Summary: The goal of the present paper is to perform a comprehensive study of the covariance structures in balanced linear models containing random factors which are invariant with respect to marginal permutations of the random factors. We shall focus on model formulation and interpretation rather than the estimation of parameters. It is proven that permutation invariance implies a specific structure for the covariance matrices. Useful results are obtained for the spectra of permutation invariant covariance matrices.
In particular, the reparameterization of random effects, i.e., imposing certain constraints, will be considered. There are many possibilities to choose reparameterization constraints in a linear model, however not every reparameterization keeps permutation invariance.
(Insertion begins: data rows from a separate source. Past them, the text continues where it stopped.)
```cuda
__host__ __device__ __forceinline__ int clip_frame_step(int f) { return f < 5 ? 0 : (f - 5) / 8 + 1; }
__host__ __device__ __forceinline__ int clip_group(int f, int chunk) {
    return (int)oww_call_first_step(oww_call_of_step(clip_frame_step(f), chunk), chunk);
}
__host__ __device__ __forceinline__ int clip_first_group(int k0, int chunk) { return clip_group(8 * k0 > 71 ? 8 * k0 - 71 : 0, chunk); }

__global__ void __launch_bounds__(kThreads) mel_clip_kernel(const int16_t* pcm, const int64_t* clip_off, const int* clip_len, int pad,
                                                            int chunk, int k0, int k1, float* out, int64_t out_stride, MelDev c) {
    extern __shared__ __align__(16) uint8_t dyn[];
    float2 (*s_buf)[2][256] = reinterpret_cast<float2 (*)[2][256]>(dyn);
// ... 52 lines not shown
}
double mel_to_hz(double m) {
    const double f_sp = 200.0 / 3.0, min_log_hz = 1000.0, min_log_mel = min_log_hz / f_sp;
    const double logstep = std::log(6.4) / 27.0;
    return m >= min_log_mel ? min_log_hz * std::exp(logstep * (m - min_log_mel)) : f_sp * m;
}

}

int oww_mel_launch(oww_ctx* ctx, const MelLaunch& p, cudaStream_t s) {
    if (!ctx->mel_loaded) return oww_fail(ctx, OWW_EINVAL, "mel constants not loaded");
    const int prefix = p.tail ? OWW_TAIL : 0;
    if (prefix + p.n_body < OWW_FFT_N) return oww_fail(ctx, OWW_EINVAL, "clip shorter than 512 samples");
    if (p.n_clips <= 0) return OWW_OK;
    MelDev c{ctx->d_window, ctx->d_twiddle, ctx->d_mel_start, ctx->d_mel_len, ctx->d_mel_w, ctx->mel_kmax};
    mel_kernel<<<p.n_clips, kThreads, 0, s>>>(p, c);
    OWW_LAUNCH_CHECK(ctx);
    return OWW_OK;
}

int oww_mel_clips_launch(oww_ctx* ctx, const int16_t* d_pcm, const int64_t* d_off, const int* d_len, int n_clips, int pad,
                         int chunk, int k0, int k1, float* d_out, int64_t out_stride, cudaStream_t s) {
    if (!ctx->mel_loaded) return oww_fail(ctx, OWW_EINVAL, "mel constants not loaded");
    if (n_clips <= 0 || k1 <= k0) return OWW_OK;
    if (k0 < 0 || k1 - k0 > 8192 || chunk < 1 || oww_call_first_step(oww_call_of_step(k1, chunk), chunk) != k1)
        return oww_fail(ctx, OWW_EINVAL, "step range [%d,%d) is not a bulk frontend segment", k0, k1);
    MelDev c{ctx->d_window, ctx->d_twiddle, ctx->d_mel_start, ctx->d_mel_len, ctx->d_mel_w, ctx->mel_kmax};
    const size_t smem = (size_t)kWarps * 2 * 256 * sizeof(float2) + 512 * sizeof(float2) + 512 * sizeof(float) +
                        (size_t)kWarps * 264 * sizeof(float) + (size_t)kWarps * 512 * sizeof(int16_t) +
                        (size_t)(k1 - clip_first_group(k0, chunk)) * sizeof(int);
    if (!ctx->mel_clip_attr_set) {
// ... 73 lines not shown
```

openwakeword_b200/csrc/mel_device.cuh:

```cuda
#pragma once
#include <cuda_runtime.h>
#include <cstdint>
#include "oww_internal.h"

namespace {

__device__ __forceinline__ float2 cmul(float2 a, float2 b) {
    return make_float2(__fmaf_rn(a.x, b.x, -__fmul_rn(a.y, b.y)), __fmaf_rn(a.x, b.y, __fmul_rn(a.y, b.x)));
}

template <bool kBodyGlobal = true>
__device__ __forceinline__ float mel_frame_db(const int16_t* tail, int prefix, const int16_t* body, int f, float2* a, float2* b,
                                              float* pw_buf, const float2* s_tw, const float* s_win, int kmax, int my_start,
                                              int my_len, const float* my_w, int lane) {
#pragma unroll
        for (int j = 0; j < 8; ++j) {
            const int n = lane + 32 * j;
            const int s0 = f * OWW_HOP + 2 * n;
            float x0, x1;
            if (s0 + 1 < prefix) { x0 = (float)tail[s0]; x1 = (float)tail[s0 + 1]; }
            else if (s0 >= prefix) {
                if (kBodyGlobal) { x0 = (float)__ldg(body + (s0 - prefix)); x1 = (float)__ldg(body + (s0 + 1 - prefix)); }
                else { x0 = (float)body[s0 - prefix]; x1 = (float)body[s0 + 1 - prefix]; }
            }
// ... 49 lines not shown
        const float db = 10.0f * logf(fmaxf(acc, 1e-10f)) / logf(10.0f);
    return db;
}

#ifndef OWW_FFT_SWZ
#define OWW_FFT_SWZ 1
#endif
__device__ __forceinline__ int fswz(int e) {
#if OWW_FFT_SWZ
    return e ^ (((e >> 4) & 3) * 5);
#else
    return e;
#endif
}

constexpr int kMelFrameScratch = 2048 + 2048 + 1280;
template <int NF>
__device__ __forceinline__ void mel_frames_db(const int16_t* const* tail, int prefix, const int16_t* const* body, const int* f,
                                              uint8_t* bufs, const float2* s_tw, const float* s_win, int kmax, int my_start,
                                              int my_len, const float* my_w, int lane, float* db, long long* stamps = nullptr) {
    float2* a[NF]; float2* b[NF]; float* pw[NF];
    if (stamps && lane == 0) stamps[0] = clock64();
#pragma unroll
    for (int i = 0; i < NF; ++i) {
        a[i] = reinterpret_cast<float2*>(bufs + i * kMelFrameScratch);
        b[i] = a[i] + 256;
        pw[i] = reinterpret_cast<float*>(b[i] + 256);
    }
    bool al[NF];
#pragma unroll
    for (int i = 0; i < NF; ++i) al[i] = (((size_t)body[i] | (size_t)tail[i]) & 3) == 0 && (prefix & 1) == 0;
    uint32_t raw[8][NF];
#pragma unroll
    for (int j = 0; j < 8; ++j) {
        const int n = lane + 32 * j;
#pragma unroll
        for (int i = 0; i < NF; ++i) {
            const int s0 = f[i] * OWW_HOP + 2 * n;
            if (al[i]) {
                raw[j][i] = s0 + 1 < prefix ? *reinterpret_cast<const uint32_t*>(tail[i] + s0)
                                            : __ldg(reinterpret_cast<const uint32_t*>(body[i] + (s0 - prefix)));
            } else {
// ... 97 lines not shown
```

openwakeword_b200/csrc/oww_internal.h:

```cpp
#pragma once
#include <cuda_runtime.h>
#include <algorithm>
#include <cmath>
#include <cstdint>
#include <cstdio>
#include <string>
#include <utility>
#include <vector>
#include "owwb200.h"

__host__ __device__ inline int oww_scale_exponent_of_max(float amax, int lo = -8, int hi = 24) {
    if (!(amax > 0.f) || !(amax <= 3.402823466e38f)) return 0;
    int e;
    frexpf(amax, &e);
    e = 14 - e;
    return e < lo ? lo : (e > hi ? hi : e);
}
inline int oww_weight_scale_exponent(const float* w, size_t n) {
    float amax = 0.f;
    for (size_t i = 0; i < n; ++i) amax = std::fmax(amax, std::fabs(w[i]));
    return oww_scale_exponent_of_max(amax);
}

#define OWW_N_CONV 20
// ... 293 lines not shown
#else
#define OWW_HD inline
#endif
OWW_HD int64_t oww_clip_calls(int64_t L, int c) { return L > c ? (L - 1) / c : 0; }
OWW_HD int64_t oww_call_first_step(int64_t j, int c) { return j * c / OWW_SAMPLES_PER_CHUNK; }
OWW_HD int64_t oww_call_of_step(int64_t s, int c) { return ((int64_t)OWW_SAMPLES_PER_CHUNK * (s + 1) + c - 1) / c - 1; }

struct MelLaunch {
    const int16_t* body; int64_t body_stride; int n_body;
    int16_t* tail;
    int* seen;
    float* out; int64_t out_stride; int out_rows_mask;
    int* out_count;
    int n_clips; int affine; int n_chunks;
    const int* ids = nullptr;
};
int oww_mel_launch(oww_ctx* ctx, const MelLaunch& p, cudaStream_t s);
int oww_mel_clips_launch(oww_ctx* ctx, const int16_t* d_pcm, const int64_t* d_off, const int* d_len, int n_clips, int pad,
                         int chunk, int k0, int k1, float* d_out, int64_t out_stride, cudaStream_t s);

struct WindowSrc {
    const float* base; int64_t stride;
    const int* count; int rows_mask;
    int n_streams; int n_chunks;
    const int* ids = nullptr;
};
int oww_feat_append(oww_ctx* ctx, const float* d_emb, int n_chunks, cudaStream_t s, const int* d_ids = nullptr, int n_ids = 0);
int oww_cnn_window(oww_ctx* ctx, const WindowSrc& src, int n_windows, float* d_emb, cudaStream_t s, bool capture_tails = false);
int oww_cnn_fp32_pyramid(oww_ctx* ctx, const WindowSrc& src, int n, int T0, float* d_emb, int out_rows, int stop_layer,
                         float* d_dbg, cudaStream_t s);
// ... 99 lines not shown
```

Measured before the change: 5.676 million.

## Fuse 2x2 max-pool into late conv epilogue, add PDL to mel and incremental kernels

Adds a fused time-and-frequency max-pool path to the blocked late conv epilogue. It pools across lanes with shuffles and across warpgroups through shared memory, so the pooled layer no longer writes and rereads a temporary buffer. Separately, the mel kernel moves to the shared mel_frames_db scratch layout with a smaller buffer, gains a one-pass register path, skips inactive streams, and supports programmatic dependent launch. The incremental CNN kernel also gets a non-fused path that runs mel first and then launches the CNN with PDL overlap. The extra barriers and shared memory in the conv epilogue, plus PDL ordering, add risks around correctness and occupancy.

```diff
diff --git a/openwakeword_b200/csrc/cnn_tc.cu b/openwakeword_b200/csrc/cnn_tc.cu
--- a/openwakeword_b200/csrc/cnn_tc.cu
+++ b/openwakeword_b200/csrc/cnn_tc.cu
@@ -268,6 +268,7 @@
     int n, W, rows_new;
     int m_valid, tap;
     int pool_f;
+    int pool_t;
     int cg_in, cg_out, apply_act, n_tiles;
     float* out_f32;
     __half* out[3]; int out_toff[3];
@@ -286,6 +287,7 @@
     uint8_t* a_smem = smem + W_BYTES;
     uint64_t* bars = reinterpret_cast<uint64_t*>(a_smem + 2 * half_bytes);
     float* s_sb = reinterpret_cast<float*>(bars + 6);
+    float* s_x = s_sb + 2 * NP;
     for (int i = threadIdx.x; i < NP; i += kTcThreads) { s_sb[i] = a.scale[i]; s_sb[NP + i] = a.bias[i]; }
 
     const int warp = threadIdx.x >> 5, lane = threadIdx.x & 31;
@@ -370,6 +372,58 @@
                 if (lane == 0) mbar_arrive(empty_bar(h));
             }
             phase ^= 1;
+
+            if (a.pool_t == 2) {
+                const bool fw = ((lane >> 2) & 1) == 0;
+                const int ci = wq * 16 + (lane >> 3) * 4 + (lane & 3);
+#pragma unroll
+                for (int i = 0; i < 2; ++i)
+#pragma unroll
+                    for (int j = 0; j < NP / 8; ++j) {
+                        const int c = j * 8 + 2 * q;
+                        float y0 = fmaf(acc[4 * j + 2 * i], s_sb[c], s_sb[NP + c]);
+                        float y1 = fmaf(acc[4 * j + 2 * i + 1], s_sb[c + 1], s_sb[NP + c + 1]);
+                        if (a.apply_act) { y0 = act(y0); y1 = act(y1); }
+                        acc[4 * j + 2 * i] = fmaxf(y0, __shfl_xor_sync(0xffffffffu, y0, 4));
+                        acc[4 * j + 2 * i + 1] = fmaxf(y1, __shfl_xor_sync(0xffffffffu, y1, 4));
+                    }
+                if (wg == 1 && fw) {
+#pragma unroll
+                    for (int k = 0; k < NP / 2; ++k) s_x[k * 64 + ci] = acc[k];
+                }
+                named_bar_sync(1, 256);
+                if (wg == 0 && fw) {
+#pragma unroll
+                    for (int i = 0; i < 2; ++i) {
+                        const int sl = slr[i], fo = fr[i] >> 1;
+                        const int n = tile * a.lay.S + sl;
+                        if (!okr[i] || n >= a.n) continue;
+                        uint4* dst[3];
+#pragma unroll
+                        for (int kk = 0; kk < 3; ++kk)
+                            dst[kk] = a.out[kk] && a.out_toff[kk] >= 0
+                                          ? reinterpret_cast<uint4*>(a.out[kk]) + late_unit(a.out_lay, 0, n, a.out_toff[kk], fo) : nullptr;
+#pragma unroll
+                        for (int j = 0; j < NP / 8; ++j) {
+                            if (j >= a.cg_out) break;
+                            const float y0 = fmaxf(acc[4 * j + 2 * i], s_x[(4 * j + 2 * i) * 64 + ci]);
+                            const float y1 = fmaxf(acc[4 * j + 2 * i + 1], s_x[(4 * j + 2 * i + 1) * 64 + ci]);
+                            const __half h0 = __float2half_rn(y0), h1 = __float2half_rn(y1);
+                            const __half2 hh = __halves2half2(h0, h1);
+                            const __half2 ll = __floats2half2_rn(y0 - __half2float(h0), y1 - __half2float(h1));
+                            const uint32_t hw = *reinterpret_cast<const uint32_t*>(&hh), lw = *reinterpret_cast<const uint32_t*>(&ll);
+#pragma unroll
+                            for (int kk = 0; kk < 3; ++kk)
+                                if (dst[kk]) {
+                                    reinterpret_cast<uint32_t*>(dst[kk] + (int64_t)j * a.out_lay.units)[q] = hw;
+                                    reinterpret_cast<uint32_t*>(dst[kk] + (int64_t)(a.cg_out + j) * a.out_lay.units)[q] = lw;
+                                }
+                        }
+                    }
+                }
+                named_bar_sync(2, 256);
+                continue;
+            }
 
 #pragma unroll
             for (int i = 0; i < 2; ++i) {
@@ -523,7 +577,8 @@
 
 template <int CGP, int NP>
 int launch_tc_blk(oww_ctx* ctx, const TcBlkArgs& a, cudaStream_t s) {
-    const size_t smem = (size_t)2 * 3 * CGP * NP * 16 + (size_t)2 * CGP * a.lay.units * 16 + 8 * 6 + 2 * NP * sizeof(float);
+    const size_t smem = (size_t)2 * 3 * CGP * NP * 16 + (size_t)2 * CGP * a.lay.units * 16 + 8 * 6 + 2 * NP * sizeof(float) +
+                        (a.pool_t == 2 ? (size_t)NP / 2 * 64 * sizeof(float) : 0);
     if (smem > 227 * 1024) return oww_fail(ctx, OWW_EUNSUPPORTED, "blocked late conv tile does not fit shared memory (%zu bytes)", smem);
     const uint32_t bit = 1u << (CGP / 2 + NP / 16);
     if (!(ctx->tc_blk_attr_mask & bit)) {
@@ -715,6 +770,12 @@
 
 namespace {
 
+int late_fused_pool_t(const ConvLayer& C, const LateLay& X, int rows, int W, bool last) {
+    if (last || !C.pool_t || C.pool_f != 2 || !X.kh3 || (W & 1)) return 0;
+    if (C.pool_t == 1) return 1;
+    return C.pool_t == 2 && rows == 2 && X.S * W == 64 ? 2 : 0;
+}
+
 __global__ void late_capture_kernel(const uint4* planes, int64_t plane_pitch, int T, int Wp, int n_planes, uint4* tmpl) {
     const int total = n_planes * 2 * Wp;
     for (int i = blockIdx.x * blockDim.x + threadIdx.x; i < total; i += gridDim.x * blockDim.x) {
@@ -759,8 +820,10 @@
             OWW_CUDA(ctx, cudaMemset(X.buf[k], 0, buf_units * 16));
         }
         if (C.pool_t) {
-            const size_t u = (size_t)2 * (C.cout / 8) * ((kGuard + (size_t)n * rows * (W + 1) + kGuardBack + 7) & ~(size_t)7);
-            if (u > tmp_units) tmp_units = u;
+            if (!late_fused_pool_t(C, Y, rows, W, l == OWW_N_CONV - 1)) {
+                const size_t u = (size_t)2 * (C.cout / 8) * ((kGuard + (size_t)n * rows * (W + 1) + kGuardBack + 7) & ~(size_t)7);
+                if (u > tmp_units) tmp_units = u;
+            }
             rows /= C.pool_t; W /= C.pool_f;
         }
     }
@@ -803,7 +866,8 @@
         b.tap = C.kh == 3 ? X.lay.S * W : 1;
         b.cg_in = cg; b.cg_out = C.cout / 8; b.apply_act = last ? 0 : 1;
         b.n_tiles = (n + X.lay.S - 1) / X.lay.S;
-        const bool fuse_pool = !last && C.pool_t == 1 && C.pool_f == 2 && X.lay.kh3 && (W & 1) == 0;
+        const int fused_pool_t = late_fused_pool_t(C, X.lay, T_out, W, last);
+        const bool fuse_pool = fused_pool_t != 0;
         if (last) {
             b.out_f32 = d_emb;
         } else if (C.pool_t && !fuse_pool) {
@@ -814,6 +878,7 @@
             route(Y, b.out, b.out_toff);
             b.out_lay = Y.lay;
             b.pool_f = fuse_pool ? 2 : 0;
+            b.pool_t = fused_pool_t == 2 ? 2 : 0;
         }
         int rc;
         if (cgp == 4 && np == 48) rc = launch_tc_blk<4, 48>(ctx, b, s);
diff --git a/openwakeword_b200/csrc/cnn_tc_inc.cu b/openwakeword_b200/csrc/cnn_tc_inc.cu
--- a/openwakeword_b200/csrc/cnn_tc_inc.cu
+++ b/openwakeword_b200/csrc/cnn_tc_inc.cu
@@ -48,6 +48,7 @@
     extern __shared__ __align__(128) uint8_t smem[];
     const IncPlan& P = a.plan;
     const int NL = kNL ? kNL : P.n_layers;
+    const bool fused = kNL == OWW_N_CONV && a.fused;
     const int G = P.G;
     uint64_t* bars = reinterpret_cast<uint64_t*>(smem);
     float* s_l0 = reinterpret_cast<float*>(smem + 704);
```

The question is if there are natural restrictions on the random effects in a given model, i.e., such reparameterizations which are defined by the covariance structure of the corresponding factor. Examining relationships between the reparameterization conditions applied to the random factors of the models and the spectrum of the corresponding covariance matrices when permutation invariance is assumed, restrictions on the spectrum of the covariance matrix are obtained which lead to “sum-to-zero” reparameterization of the corresponding factor.

MSC:

62J10 Analysis of variance and covariance (ANOVA)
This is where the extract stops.